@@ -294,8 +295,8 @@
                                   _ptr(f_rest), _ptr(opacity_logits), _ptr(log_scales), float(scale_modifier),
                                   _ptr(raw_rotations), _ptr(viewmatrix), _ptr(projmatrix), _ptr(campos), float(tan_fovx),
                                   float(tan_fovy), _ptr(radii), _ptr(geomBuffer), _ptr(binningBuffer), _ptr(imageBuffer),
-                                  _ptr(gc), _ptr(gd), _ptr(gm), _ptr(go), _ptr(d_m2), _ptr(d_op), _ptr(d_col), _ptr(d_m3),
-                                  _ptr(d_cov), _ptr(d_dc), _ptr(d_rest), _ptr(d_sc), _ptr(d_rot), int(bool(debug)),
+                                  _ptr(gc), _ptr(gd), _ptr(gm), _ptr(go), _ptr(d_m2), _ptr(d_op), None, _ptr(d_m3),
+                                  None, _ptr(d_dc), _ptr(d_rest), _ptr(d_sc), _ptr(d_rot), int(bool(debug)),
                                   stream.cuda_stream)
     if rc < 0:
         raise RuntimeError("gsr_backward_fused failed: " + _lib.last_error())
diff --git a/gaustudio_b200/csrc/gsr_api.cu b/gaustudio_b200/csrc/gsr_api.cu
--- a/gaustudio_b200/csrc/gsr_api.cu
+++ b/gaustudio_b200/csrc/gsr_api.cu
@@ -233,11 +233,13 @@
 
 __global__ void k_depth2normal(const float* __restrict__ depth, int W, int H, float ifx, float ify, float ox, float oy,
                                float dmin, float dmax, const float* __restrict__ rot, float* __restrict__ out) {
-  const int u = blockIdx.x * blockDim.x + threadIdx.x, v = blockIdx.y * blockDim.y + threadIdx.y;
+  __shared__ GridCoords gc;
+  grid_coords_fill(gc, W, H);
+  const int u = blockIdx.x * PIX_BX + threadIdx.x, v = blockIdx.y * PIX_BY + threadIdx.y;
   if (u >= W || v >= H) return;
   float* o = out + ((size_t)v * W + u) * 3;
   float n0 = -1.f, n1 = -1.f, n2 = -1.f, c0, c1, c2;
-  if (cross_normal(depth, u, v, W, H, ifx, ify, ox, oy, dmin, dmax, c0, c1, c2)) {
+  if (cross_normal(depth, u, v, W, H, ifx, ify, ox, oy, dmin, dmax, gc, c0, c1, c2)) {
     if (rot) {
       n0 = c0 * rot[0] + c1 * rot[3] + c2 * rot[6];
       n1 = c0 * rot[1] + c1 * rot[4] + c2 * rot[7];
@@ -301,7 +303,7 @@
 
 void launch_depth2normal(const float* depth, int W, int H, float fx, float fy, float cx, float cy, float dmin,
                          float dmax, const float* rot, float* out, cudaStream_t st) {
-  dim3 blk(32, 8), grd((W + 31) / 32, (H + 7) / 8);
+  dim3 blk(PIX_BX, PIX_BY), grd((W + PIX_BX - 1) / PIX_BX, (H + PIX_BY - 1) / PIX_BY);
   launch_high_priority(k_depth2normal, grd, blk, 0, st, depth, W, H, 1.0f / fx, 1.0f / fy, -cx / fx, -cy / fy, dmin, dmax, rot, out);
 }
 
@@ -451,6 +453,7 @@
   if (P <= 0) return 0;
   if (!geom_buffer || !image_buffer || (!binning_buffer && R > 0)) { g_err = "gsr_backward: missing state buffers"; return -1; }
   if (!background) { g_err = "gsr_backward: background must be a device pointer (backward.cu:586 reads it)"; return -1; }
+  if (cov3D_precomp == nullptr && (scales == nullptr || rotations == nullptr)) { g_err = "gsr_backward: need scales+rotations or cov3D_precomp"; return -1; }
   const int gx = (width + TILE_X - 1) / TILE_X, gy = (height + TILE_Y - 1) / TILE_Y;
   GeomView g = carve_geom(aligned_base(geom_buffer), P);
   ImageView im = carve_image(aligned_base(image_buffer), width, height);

____

What is needed is an exact copy of the lines from the one containing "n1 = c0 * rot[1]" to the end of the data; please add nothing else.

       n1 = c0 * rot[1] + c1 * rot[4] + c2 * rot[7];
@@ -301,7 +303,7 @@
 
 void launch_depth2normal(const float* depth, int W, int H, float fx, float fy, float cx, float cy, float dmin,
                          float dmax, const float* rot, float* out, cudaStream_t st) {
-  dim3 blk(32, 8), grd((W + 31) / 32, (H + 7) / 8);
+  dim3 blk(PIX_BX, PIX_BY), grd((W + PIX_BX - 1) / PIX_BX, (H + PIX_BY - 1) / PIX_BY);
   launch_high_priority(k_depth2normal, grd, blk, 0, st, depth, W, H, 1.0f / fx, 1.0f / fy, -cx / fx, -cy / fy, dmin, dmax, rot, out);
 }
 
@@ -451,6 +453,7 @@
   if (P <= 0) return 0;
   if (!geom_buffer || !image_buffer || (!binning_buffer && R > 0)) { g_err = "gsr_backward: missing state buffers"; return -1; }
   if (!background) { g_err = "gsr_backward: background must be a device pointer (backward.cu:586 reads it)"; return -1; }
+  if (cov3D_precomp == nullptr && (scales == nullptr || rotations == nullptr)) { g_err = "gsr_backward: need scales+rotations or cov3D_precomp"; return -1; }
   const int gx = (width + TILE_X - 1) / TILE_X, gy = (height + TILE_Y - 1) / TILE_Y;
   GeomView g = carve_geom(aligned_base(geom_buffer), P);
   ImageView im = carve_image(aligned_base(image_buffer), width, height);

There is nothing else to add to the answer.